**How to complete this task**
Look through the listing below, find every line with the string "async", and copy it.
(Data supplied Opens)
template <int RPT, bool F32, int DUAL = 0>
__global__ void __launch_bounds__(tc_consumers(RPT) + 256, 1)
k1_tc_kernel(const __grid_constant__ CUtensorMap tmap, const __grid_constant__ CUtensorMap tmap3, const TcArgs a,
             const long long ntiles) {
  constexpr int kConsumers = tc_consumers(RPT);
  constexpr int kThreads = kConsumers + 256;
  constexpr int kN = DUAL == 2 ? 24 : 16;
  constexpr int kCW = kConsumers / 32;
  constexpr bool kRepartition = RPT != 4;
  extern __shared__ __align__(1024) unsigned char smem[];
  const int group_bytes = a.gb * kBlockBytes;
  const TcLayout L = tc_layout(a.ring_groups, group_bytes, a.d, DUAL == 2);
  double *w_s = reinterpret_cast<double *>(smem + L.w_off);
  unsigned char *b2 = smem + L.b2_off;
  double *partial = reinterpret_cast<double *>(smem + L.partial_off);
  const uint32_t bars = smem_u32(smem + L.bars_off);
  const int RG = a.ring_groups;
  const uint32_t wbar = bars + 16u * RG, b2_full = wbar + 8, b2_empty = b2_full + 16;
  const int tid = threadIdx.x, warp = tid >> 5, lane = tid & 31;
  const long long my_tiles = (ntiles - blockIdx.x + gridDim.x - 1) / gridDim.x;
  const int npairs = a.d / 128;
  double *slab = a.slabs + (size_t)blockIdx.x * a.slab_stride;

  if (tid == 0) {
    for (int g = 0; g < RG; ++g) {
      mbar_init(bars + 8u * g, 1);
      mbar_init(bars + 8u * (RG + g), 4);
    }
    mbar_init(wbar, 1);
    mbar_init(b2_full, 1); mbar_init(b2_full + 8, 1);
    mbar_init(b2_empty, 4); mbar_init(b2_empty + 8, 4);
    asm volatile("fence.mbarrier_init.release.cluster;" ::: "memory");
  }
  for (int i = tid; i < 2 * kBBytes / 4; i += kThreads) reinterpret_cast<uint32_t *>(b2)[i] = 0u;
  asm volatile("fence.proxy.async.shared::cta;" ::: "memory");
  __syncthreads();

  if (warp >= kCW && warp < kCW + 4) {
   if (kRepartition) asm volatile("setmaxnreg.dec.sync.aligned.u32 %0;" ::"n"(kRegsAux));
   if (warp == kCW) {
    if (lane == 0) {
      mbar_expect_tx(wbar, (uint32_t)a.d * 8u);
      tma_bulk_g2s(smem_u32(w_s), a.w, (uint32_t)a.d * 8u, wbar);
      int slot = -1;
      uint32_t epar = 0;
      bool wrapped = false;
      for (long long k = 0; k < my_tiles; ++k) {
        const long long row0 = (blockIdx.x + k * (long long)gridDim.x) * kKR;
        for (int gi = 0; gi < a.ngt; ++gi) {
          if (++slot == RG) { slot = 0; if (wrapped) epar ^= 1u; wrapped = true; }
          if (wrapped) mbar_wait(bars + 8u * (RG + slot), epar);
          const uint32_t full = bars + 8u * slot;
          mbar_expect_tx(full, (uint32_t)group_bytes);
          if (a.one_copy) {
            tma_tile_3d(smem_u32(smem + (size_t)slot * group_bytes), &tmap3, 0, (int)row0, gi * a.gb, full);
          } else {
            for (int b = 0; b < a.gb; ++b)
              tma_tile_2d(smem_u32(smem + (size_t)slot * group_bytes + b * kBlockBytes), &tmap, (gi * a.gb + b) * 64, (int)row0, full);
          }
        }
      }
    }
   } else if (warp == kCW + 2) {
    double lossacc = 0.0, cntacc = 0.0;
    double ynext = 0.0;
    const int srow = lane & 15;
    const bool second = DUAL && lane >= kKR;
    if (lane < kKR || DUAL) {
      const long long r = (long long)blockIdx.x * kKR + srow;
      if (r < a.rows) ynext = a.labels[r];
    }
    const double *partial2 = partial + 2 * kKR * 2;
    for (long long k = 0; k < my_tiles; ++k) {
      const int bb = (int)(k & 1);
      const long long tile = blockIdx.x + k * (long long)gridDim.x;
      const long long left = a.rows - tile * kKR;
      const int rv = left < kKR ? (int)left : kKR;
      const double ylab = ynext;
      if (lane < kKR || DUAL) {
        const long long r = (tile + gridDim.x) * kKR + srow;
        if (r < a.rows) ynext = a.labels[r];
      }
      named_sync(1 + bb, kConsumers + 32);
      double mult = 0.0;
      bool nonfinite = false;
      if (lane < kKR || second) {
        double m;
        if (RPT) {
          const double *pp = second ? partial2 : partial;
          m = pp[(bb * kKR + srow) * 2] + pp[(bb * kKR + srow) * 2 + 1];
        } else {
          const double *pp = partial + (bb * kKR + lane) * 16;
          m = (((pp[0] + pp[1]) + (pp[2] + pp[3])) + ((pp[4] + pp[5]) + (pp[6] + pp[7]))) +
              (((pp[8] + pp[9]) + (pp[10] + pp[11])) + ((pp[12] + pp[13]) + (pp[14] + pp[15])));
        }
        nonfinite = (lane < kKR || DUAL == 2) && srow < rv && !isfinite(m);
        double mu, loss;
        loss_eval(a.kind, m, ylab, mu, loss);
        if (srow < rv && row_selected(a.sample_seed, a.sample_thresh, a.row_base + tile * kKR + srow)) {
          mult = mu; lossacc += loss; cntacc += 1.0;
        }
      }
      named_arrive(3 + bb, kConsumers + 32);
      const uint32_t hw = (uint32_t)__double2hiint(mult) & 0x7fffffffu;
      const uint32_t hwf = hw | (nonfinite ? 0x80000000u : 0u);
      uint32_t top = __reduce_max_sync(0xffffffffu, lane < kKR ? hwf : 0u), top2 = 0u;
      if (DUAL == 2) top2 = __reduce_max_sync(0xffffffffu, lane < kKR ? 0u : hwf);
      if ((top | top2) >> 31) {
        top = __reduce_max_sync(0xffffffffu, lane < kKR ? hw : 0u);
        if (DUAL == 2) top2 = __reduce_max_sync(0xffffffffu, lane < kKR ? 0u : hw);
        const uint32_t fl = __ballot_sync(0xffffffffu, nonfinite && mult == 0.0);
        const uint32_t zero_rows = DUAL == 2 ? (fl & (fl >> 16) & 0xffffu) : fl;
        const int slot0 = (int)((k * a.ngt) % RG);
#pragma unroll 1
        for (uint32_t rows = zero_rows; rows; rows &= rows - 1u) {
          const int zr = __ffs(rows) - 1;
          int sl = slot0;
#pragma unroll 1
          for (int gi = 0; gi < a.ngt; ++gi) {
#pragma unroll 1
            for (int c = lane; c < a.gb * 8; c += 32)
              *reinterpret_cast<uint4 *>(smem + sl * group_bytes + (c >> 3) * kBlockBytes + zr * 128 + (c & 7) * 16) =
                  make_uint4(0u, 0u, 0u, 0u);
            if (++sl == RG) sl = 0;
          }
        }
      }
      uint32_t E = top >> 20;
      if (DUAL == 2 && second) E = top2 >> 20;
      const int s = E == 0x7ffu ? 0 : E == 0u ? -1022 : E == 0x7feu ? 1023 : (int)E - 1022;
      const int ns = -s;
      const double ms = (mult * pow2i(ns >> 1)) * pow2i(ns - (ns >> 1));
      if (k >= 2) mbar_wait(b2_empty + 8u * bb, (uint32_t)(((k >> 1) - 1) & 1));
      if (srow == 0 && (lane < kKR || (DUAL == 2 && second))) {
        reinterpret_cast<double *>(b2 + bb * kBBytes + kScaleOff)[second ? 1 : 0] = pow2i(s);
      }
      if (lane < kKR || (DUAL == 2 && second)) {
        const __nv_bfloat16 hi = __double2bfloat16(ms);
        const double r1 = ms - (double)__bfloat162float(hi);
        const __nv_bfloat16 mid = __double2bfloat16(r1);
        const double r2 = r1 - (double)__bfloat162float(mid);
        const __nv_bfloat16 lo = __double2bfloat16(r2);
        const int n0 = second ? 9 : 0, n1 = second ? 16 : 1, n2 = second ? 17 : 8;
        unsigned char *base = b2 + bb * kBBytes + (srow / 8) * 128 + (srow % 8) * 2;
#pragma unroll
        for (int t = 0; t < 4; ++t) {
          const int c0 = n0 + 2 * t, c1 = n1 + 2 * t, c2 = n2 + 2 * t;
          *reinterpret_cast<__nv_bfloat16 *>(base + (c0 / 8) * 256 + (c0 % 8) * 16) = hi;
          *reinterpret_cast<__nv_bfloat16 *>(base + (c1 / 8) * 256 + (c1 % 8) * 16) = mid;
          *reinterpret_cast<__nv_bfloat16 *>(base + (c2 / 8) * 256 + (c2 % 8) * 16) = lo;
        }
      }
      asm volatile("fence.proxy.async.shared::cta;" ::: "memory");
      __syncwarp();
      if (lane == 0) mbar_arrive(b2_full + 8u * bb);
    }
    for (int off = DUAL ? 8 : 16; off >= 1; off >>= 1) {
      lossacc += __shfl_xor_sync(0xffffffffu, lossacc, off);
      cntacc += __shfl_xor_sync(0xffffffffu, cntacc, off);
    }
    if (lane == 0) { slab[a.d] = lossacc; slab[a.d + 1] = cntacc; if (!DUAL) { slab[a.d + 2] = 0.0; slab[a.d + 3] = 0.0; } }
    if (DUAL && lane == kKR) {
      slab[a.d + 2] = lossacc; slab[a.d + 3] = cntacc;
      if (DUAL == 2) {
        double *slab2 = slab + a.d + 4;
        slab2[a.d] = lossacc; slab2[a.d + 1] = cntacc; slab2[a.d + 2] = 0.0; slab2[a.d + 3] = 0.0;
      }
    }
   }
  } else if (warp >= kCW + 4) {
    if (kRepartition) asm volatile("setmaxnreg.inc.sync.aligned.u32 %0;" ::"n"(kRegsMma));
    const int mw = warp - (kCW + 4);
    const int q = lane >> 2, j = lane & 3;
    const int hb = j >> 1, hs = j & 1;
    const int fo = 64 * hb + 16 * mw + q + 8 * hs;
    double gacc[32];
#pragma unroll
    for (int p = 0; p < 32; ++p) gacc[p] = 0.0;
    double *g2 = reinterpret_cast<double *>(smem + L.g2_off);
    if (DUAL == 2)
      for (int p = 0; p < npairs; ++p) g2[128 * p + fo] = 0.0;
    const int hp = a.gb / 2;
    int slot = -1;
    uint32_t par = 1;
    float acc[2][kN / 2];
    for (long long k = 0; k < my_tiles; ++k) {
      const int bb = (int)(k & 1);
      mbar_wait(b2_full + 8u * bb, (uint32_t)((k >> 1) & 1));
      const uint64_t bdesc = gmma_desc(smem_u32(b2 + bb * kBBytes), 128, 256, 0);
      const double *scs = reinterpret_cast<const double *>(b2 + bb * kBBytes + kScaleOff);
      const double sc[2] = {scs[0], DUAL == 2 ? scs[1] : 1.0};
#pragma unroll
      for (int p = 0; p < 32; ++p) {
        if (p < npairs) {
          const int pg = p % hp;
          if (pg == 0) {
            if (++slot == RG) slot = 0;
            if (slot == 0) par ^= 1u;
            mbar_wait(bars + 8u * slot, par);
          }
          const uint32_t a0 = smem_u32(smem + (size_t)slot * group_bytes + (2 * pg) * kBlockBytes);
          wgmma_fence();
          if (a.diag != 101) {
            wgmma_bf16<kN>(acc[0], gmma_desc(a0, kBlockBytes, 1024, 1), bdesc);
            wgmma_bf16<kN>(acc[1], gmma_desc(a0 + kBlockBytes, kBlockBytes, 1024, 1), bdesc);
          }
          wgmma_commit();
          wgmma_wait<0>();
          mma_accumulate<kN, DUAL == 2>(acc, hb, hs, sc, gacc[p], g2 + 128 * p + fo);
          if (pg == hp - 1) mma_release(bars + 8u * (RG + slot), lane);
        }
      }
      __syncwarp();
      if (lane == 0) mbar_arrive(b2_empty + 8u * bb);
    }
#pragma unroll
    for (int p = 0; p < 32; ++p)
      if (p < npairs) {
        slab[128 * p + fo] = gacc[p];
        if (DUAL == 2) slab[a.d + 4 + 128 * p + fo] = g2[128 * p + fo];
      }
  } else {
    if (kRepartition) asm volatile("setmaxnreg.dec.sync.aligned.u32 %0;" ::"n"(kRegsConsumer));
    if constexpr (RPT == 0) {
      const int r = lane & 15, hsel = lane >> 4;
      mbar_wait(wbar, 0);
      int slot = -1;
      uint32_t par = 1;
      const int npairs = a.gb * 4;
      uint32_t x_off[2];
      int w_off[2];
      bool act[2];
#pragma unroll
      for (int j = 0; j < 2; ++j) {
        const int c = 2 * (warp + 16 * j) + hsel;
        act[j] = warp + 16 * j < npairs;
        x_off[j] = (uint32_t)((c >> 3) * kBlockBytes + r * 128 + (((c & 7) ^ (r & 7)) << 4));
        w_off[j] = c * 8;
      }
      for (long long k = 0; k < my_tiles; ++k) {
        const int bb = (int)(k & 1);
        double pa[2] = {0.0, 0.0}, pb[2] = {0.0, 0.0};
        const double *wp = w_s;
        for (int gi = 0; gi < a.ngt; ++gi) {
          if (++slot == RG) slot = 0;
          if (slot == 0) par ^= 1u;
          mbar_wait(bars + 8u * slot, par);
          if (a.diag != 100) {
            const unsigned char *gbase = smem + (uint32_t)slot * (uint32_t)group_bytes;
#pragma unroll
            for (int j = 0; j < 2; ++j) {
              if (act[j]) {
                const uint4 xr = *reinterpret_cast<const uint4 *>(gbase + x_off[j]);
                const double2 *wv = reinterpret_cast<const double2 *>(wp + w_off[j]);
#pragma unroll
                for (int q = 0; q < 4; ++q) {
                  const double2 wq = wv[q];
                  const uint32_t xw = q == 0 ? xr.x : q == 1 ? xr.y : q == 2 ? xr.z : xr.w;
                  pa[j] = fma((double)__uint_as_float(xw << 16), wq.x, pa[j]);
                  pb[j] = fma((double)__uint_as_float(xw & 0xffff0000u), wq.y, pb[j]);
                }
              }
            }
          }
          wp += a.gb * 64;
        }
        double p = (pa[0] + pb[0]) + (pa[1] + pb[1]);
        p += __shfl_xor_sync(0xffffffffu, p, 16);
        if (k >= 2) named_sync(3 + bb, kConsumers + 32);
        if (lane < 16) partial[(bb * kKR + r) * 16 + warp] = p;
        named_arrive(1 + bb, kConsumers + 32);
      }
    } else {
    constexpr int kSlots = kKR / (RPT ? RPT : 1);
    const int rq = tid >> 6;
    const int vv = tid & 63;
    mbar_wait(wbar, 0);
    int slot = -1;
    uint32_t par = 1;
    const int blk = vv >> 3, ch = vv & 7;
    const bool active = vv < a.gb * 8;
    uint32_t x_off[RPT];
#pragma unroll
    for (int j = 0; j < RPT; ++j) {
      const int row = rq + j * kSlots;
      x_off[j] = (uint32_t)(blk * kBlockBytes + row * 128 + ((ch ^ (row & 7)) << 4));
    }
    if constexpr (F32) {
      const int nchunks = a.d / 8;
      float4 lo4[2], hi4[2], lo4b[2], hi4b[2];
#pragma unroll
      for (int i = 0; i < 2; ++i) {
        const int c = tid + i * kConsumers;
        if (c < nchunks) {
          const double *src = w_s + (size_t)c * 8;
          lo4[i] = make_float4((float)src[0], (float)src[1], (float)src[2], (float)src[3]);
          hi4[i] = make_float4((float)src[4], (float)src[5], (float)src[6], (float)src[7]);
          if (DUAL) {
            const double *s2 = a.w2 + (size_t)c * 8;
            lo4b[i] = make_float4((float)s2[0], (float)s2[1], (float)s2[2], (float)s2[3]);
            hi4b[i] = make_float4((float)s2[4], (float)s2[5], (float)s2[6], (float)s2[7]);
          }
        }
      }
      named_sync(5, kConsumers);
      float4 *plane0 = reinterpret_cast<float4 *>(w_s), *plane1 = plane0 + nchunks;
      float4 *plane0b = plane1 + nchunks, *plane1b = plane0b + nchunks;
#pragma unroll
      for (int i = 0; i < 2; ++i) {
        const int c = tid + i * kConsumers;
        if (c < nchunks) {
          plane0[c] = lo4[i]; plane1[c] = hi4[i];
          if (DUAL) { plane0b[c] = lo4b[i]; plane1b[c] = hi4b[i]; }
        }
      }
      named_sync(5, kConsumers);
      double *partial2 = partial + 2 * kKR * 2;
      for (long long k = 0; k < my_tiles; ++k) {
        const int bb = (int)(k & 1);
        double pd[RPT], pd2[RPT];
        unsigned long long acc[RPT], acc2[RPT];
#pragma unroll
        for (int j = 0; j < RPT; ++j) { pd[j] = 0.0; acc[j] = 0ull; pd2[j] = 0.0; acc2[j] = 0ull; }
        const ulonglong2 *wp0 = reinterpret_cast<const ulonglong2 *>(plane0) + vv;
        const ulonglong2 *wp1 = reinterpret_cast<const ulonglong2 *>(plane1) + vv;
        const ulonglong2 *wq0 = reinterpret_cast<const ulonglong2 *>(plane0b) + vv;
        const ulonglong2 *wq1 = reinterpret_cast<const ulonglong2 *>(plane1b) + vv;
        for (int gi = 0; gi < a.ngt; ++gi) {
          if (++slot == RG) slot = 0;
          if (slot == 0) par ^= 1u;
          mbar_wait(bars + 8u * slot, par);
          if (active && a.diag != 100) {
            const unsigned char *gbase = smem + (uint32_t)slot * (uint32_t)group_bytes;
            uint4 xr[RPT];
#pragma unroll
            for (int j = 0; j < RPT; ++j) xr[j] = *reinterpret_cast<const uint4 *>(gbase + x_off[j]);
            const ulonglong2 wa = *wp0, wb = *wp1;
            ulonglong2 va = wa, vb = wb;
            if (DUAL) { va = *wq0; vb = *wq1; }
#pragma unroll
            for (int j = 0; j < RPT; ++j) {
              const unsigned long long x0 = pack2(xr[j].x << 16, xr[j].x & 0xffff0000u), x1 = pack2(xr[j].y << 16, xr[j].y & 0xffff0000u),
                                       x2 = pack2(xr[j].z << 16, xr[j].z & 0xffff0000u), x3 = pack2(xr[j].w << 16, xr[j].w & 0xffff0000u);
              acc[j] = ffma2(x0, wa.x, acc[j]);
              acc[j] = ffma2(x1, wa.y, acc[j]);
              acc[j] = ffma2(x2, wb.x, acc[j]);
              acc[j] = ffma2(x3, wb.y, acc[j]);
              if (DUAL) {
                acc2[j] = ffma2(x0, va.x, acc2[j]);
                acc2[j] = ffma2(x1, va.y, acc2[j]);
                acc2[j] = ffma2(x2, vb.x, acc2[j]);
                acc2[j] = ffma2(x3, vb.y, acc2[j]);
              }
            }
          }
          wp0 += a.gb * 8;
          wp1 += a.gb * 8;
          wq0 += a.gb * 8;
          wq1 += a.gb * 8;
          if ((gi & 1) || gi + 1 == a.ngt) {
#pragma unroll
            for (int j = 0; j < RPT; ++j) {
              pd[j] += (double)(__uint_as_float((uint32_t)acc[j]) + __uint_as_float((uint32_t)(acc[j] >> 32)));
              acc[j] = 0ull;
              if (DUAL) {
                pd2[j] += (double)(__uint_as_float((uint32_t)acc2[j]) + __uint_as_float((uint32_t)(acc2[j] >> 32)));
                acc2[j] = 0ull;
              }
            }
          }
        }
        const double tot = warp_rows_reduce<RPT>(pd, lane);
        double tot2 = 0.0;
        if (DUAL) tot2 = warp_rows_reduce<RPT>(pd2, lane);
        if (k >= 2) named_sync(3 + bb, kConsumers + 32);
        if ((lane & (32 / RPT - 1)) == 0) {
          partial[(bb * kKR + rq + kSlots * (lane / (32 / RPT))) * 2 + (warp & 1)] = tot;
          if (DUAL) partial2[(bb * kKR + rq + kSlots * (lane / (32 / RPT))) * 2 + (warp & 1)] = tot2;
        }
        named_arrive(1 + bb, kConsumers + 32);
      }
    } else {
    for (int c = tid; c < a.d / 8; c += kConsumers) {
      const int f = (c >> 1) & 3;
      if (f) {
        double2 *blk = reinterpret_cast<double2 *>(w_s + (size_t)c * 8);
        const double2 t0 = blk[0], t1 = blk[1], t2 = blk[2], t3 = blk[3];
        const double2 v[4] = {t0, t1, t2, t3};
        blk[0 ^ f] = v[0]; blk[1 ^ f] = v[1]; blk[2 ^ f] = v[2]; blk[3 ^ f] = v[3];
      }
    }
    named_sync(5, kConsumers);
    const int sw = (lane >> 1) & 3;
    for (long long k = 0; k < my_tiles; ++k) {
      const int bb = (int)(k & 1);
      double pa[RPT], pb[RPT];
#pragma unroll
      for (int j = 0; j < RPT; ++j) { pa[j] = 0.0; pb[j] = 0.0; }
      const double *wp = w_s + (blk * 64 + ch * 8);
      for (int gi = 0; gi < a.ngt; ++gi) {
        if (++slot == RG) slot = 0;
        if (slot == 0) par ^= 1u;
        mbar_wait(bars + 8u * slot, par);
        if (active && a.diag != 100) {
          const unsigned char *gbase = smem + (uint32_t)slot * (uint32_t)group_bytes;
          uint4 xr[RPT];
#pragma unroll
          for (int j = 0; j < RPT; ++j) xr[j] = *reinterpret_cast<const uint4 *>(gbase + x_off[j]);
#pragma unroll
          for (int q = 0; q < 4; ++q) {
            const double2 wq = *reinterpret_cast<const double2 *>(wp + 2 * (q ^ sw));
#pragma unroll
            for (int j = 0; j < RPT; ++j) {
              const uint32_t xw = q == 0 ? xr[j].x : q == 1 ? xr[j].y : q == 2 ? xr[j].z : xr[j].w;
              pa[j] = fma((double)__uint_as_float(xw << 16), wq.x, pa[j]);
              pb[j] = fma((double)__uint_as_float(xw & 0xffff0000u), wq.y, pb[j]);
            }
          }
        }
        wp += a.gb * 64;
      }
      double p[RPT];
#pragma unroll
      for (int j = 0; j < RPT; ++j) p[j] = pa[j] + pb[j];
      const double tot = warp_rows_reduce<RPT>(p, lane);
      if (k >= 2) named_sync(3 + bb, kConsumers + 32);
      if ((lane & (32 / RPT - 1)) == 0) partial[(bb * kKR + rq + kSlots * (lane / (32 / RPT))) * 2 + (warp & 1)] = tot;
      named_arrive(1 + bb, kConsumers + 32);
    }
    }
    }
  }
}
(Data supplied Closes)
**Response**
  asm volatile("fence.proxy.async.shared::cta;" ::: "memory");
      asm volatile("fence.proxy.async.shared::cta;" ::: "memory");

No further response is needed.